Connor was still talking: ‘I don’t suppose you’d mind mentioning to her …’

Sylvia said, half to herself, ‘Why did I put my nose there?’

‘What?’

‘Smell. I never noticed.’

‘What?’

She stared around the room, looking for things that were aromatic. She put down the phone and muttered, ‘If I didn’t notice, maybe I couldn’t. If I couldn’t, then why did I put my nose under my arm?’

Connor sensed that all was not well at the other end. He could hear a selection of distant squawks and muffled thumps. He debated whether to hang up. Why am I speaking to this girl? Am I that fucked up over Sam?

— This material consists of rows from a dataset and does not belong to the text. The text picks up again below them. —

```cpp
extern "C" int mi_csr_spmk_info(mi_csr_t A, int k, int* eligible, int* one_launch, double* us_k_launches, double* us_one_launch)
{
    CHECK_ARG(A && k >= 1 && k <= MI_MAX_POWERS, "bad argument");
    mi_csr_t H = A->inner ? A->inner : A;
    const bool small = k <= kSpmkFusedMaxK;
    if (eligible) *eligible = small && k >= 2 && H->kstep_setup == 1;
    if (one_launch) *one_launch = small && (env_is("MI355_SPMK_FUSED", "1") ? H->kstep_setup == 1 : H->kstep_choice[k] == 1);
    if (us_k_launches) *us_k_launches = small ? H->kstep_us[k][0] : 0.0;
    if (us_one_launch) *us_one_launch = small ? H->kstep_us[k][1] : 0.0;
    return MI_OK;
}
```

### navierstokes_amd/csrc/spmv_bcsr_sell.hpp

```cpp
#pragma once
#include <hip/hip_runtime.h>

#include <algorithm>
#include <vector>

#include "spmv_kernels.hpp"

namespace mi355 {

constexpr int kSellRows = 16;
constexpr int kSellStepDoubles = 256;
constexpr int kSellPadSteps = 48;
constexpr unsigned kSellPadCol = 0x80000000u;
constexpr unsigned kSellFirstCol = 0x40000000u;
constexpr unsigned kSellColMask = 0x3fffffffu;

struct SellView {
    const double* val;
    const unsigned* col;
    const int* sptr;
    const int* wrng;
    int nslices, nbrows;
    const int* browmap = nullptr;
};
// ... 44 lines not shown
    for (int w = 1; w < W; w++) {
        const long long target = steps * w / W;
        while (s < NS && P.sptr[s] < target) s++;
        wrng[w] = s;
    }
}

typedef double sell_v2d __attribute__((ext_vector_type(2)));

template <bool NT>
__device__ __forceinline__ sell_v2d sell_ld(const sell_v2d* p)
{
    return NT ? __builtin_nontemporal_load(p) : *p;
}

__global__ __launch_bounds__(64) void bcsr4_to_sell_kernel(int nslices, int nbrows, const int* __restrict__ ptrow, const double* __restrict__ coef,
                                                           const int* __restrict__ sptr, double* __restrict__ val)
{
    const int lane = threadIdx.x, r = lane >> 2, q = lane & 3;
    for (int s = blockIdx.x; s < nslices; s += gridDim.x) {
        const int bi = kSellRows * s + r;
        const int b0 = bi < nbrows ? ptrow[bi] : 0, n = bi < nbrows ? ptrow[bi + 1] - b0 : 0;
        const int t0 = sptr[s], L = sptr[s + 1] - t0;
        for (int j = 0; j < L; j++) {
            sell_v2d lo = {0.0, 0.0}, hi = {0.0, 0.0};
            if (j < n) {
                const sell_v2d* src = reinterpret_cast<const sell_v2d*>(coef + 16 * (size_t)(b0 + j) + 4 * q);
                lo = src[0];
                hi = src[1];
            }
            sell_v2d* dst = reinterpret_cast<sell_v2d*>(val + (size_t)(t0 + j) * kSellStepDoubles);
            dst[lane] = lo;
            dst[64 + lane] = hi;
        }
    }
}

template <int CAP>
__global__ __launch_bounds__(256) void bcsr4_refresh_kernel(int nslices, int nbrows, const int* __restrict__ csr_ptrow, const double* __restrict__ src,
                                                            double* __restrict__ csr_out, const int* __restrict__ bptr, double* __restrict__ bval,
                                                            const int* __restrict__ sptr, double* __restrict__ sell_val)
{
    __shared__ double buf[CAP > 0 ? CAP : 1];
    __shared__ int rp[4 * kSellRows + 1];
    __shared__ int bp[kSellRows + 1];
    const int tid = threadIdx.x;
    for (int s = blockIdx.x; s < nslices; s += gridDim.x) {
        if (tid <= 4 * kSellRows) rp[tid] = csr_ptrow[min(4 * kSellRows * s + tid, 4 * nbrows)];
        if (tid <= kSellRows) bp[tid] = bptr[min(kSellRows * s + tid, nbrows)];
        __syncthreads();
        const int base = rp[0], seg = rp[4 * kSellRows] - base;
        const bool staged = CAP > 0 && seg <= CAP;
        if (staged) {
            for (int k0 = tid; k0 < seg; k0 += 4 * 256) {
                double v[4];
#pragma unroll
                for (int u = 0; u < 4; u++) v[u] = src[base + min(k0 + 256 * u, seg - 1)];
#pragma unroll
                for (int u = 0; u < 4; u++)
                    if (k0 + 256 * u < seg) {
                        buf[k0 + 256 * u] = v[u];
                        if (csr_out) csr_out[base + k0 + 256 * u] = v[u];
                    }
            }
            __syncthreads();
        } else if (csr_out) {
            for (int k = tid; k < seg; k += 256) csr_out[base + k] = src[base + k];
        }
        auto at = [&](int row, int pos) -> double { return staged ? buf[rp[row] - base + pos] : src[rp[row] + pos]; };
        for (int r = 0; r < kSellRows; r++) {
            const int nb = bp[r + 1] - bp[r];
            for (int k = tid; k < 16 * nb; k += 256) bval[16 * (size_t)bp[r] + k] = at(4 * r + ((k >> 2) & 3), 4 * (k >> 4) + (k & 3));
        }
        if (sell_val) {
            const int t0 = sptr[s], L = sptr[s + 1] - t0;
            for (int k = tid; k < L * 128; k += 256) {
                const int j = k >> 7, h = (k >> 6) & 1, lane = k & 63, r = lane >> 2, q = lane & 3;
                sell_v2d v = {0.0, 0.0};
                if (j < bp[r + 1] - bp[r]) {
                    v.x = at(4 * r + q, 4 * j + 2 * h);
                    v.y = at(4 * r + q, 4 * j + 2 * h + 1);
                }
                reinterpret_cast<sell_v2d*>(sell_val + (size_t)(t0 + j) * kSellStepDoubles)[h * 64 + lane] = v;
            }
        }
        __syncthreads();
    }
}

template <int CAP, bool COLMAJOR>
__global__ __launch_bounds__(256) void bcsr4_blocks_refresh_kernel(int nslices, int nbrows, const int* __restrict__ bptr, const double* __restrict__ src,
                                                                   double* __restrict__ bval_out, const int* __restrict__ sptr, double* __restrict__ sell_val)
{
    __shared__ double buf[CAP > 0 ? CAP : 1];
    __shared__ int bp[kSellRows + 1];
    const int tid = threadIdx.x;
    for (int s = blockIdx.x; s < nslices; s += gridDim.x) {
        if (tid <= kSellRows) bp[tid] = bptr[min(kSellRows * s + tid, nbrows)];
        __syncthreads();
        const size_t base = 16 * (size_t)bp[0];
        const int seg = 16 * (bp[kSellRows] - bp[0]);
        const bool staged = CAP > 0 && seg <= CAP;
        const bool copy_in_stage = staged && !COLMAJOR && bval_out != nullptr;
        if (staged) {
            for (int k0 = tid; k0 < seg; k0 += 4 * 256) {
                double v[4];
#pragma unroll
                for (int u = 0; u < 4; u++) v[u] = src[base + min(k0 + 256 * u, seg - 1)];
#pragma unroll
                for (int u = 0; u < 4; u++)
                    if (k0 + 256 * u < seg) {
                        buf[k0 + 256 * u] = v[u];
                        if (copy_in_stage) bval_out[base + k0 + 256 * u] = v[u];
                    }
            }
            __syncthreads();
        }
        auto el = [&](int blk, int q, int c) -> double {
            const int o = 16 * blk + (COLMAJOR ? 4 * c + q : 4 * q + c);
            return staged ? buf[o] : src[base + o];
        };
        if (bval_out && !copy_in_stage)
            for (int k = tid; k < seg; k += 256) bval_out[base + k] = el(k >> 4, (k >> 2) & 3, k & 3);
        if (sell_val) {
            const int t0 = sptr[s], L = sptr[s + 1] - t0;
            for (int k = tid; k < L * 128; k += 256) {
                const int j = k >> 7, h = (k >> 6) & 1, lane = k & 63, r = lane >> 2, q = lane & 3;
                sell_v2d v = {0.0, 0.0};
                if (j < bp[r + 1] - bp[r]) {
                    const int blk = bp[r] - bp[0] + j;
                    v.x = el(blk, q, 2 * h);
                    v.y = el(blk, q, 2 * h + 1);
                }
                reinterpret_cast<sell_v2d*>(sell_val + (size_t)(t0 + j) * kSellStepDoubles)[h * 64 + lane] = v;
            }
        }
        __syncthreads();
    }
}
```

On Tuesday when Sarah had returned home from Hackney she’d asked, ‘Have you met Sylvia before?’

‘Why?’

‘Because she’s a barbarian.’

‘You don’t like her?’

‘She’s like a big, brown, hairy man. She even speaks like a man.’

Connor had tried to imagine Sylvia as a man. He imagined Sam, but masculine. He liked the idea. Yet when he spoke to Sylvia, she didn’t sound like a man at all, more like an old woman: stroppy, strained, dithering.

He wouldn’t hang up. No. He held on.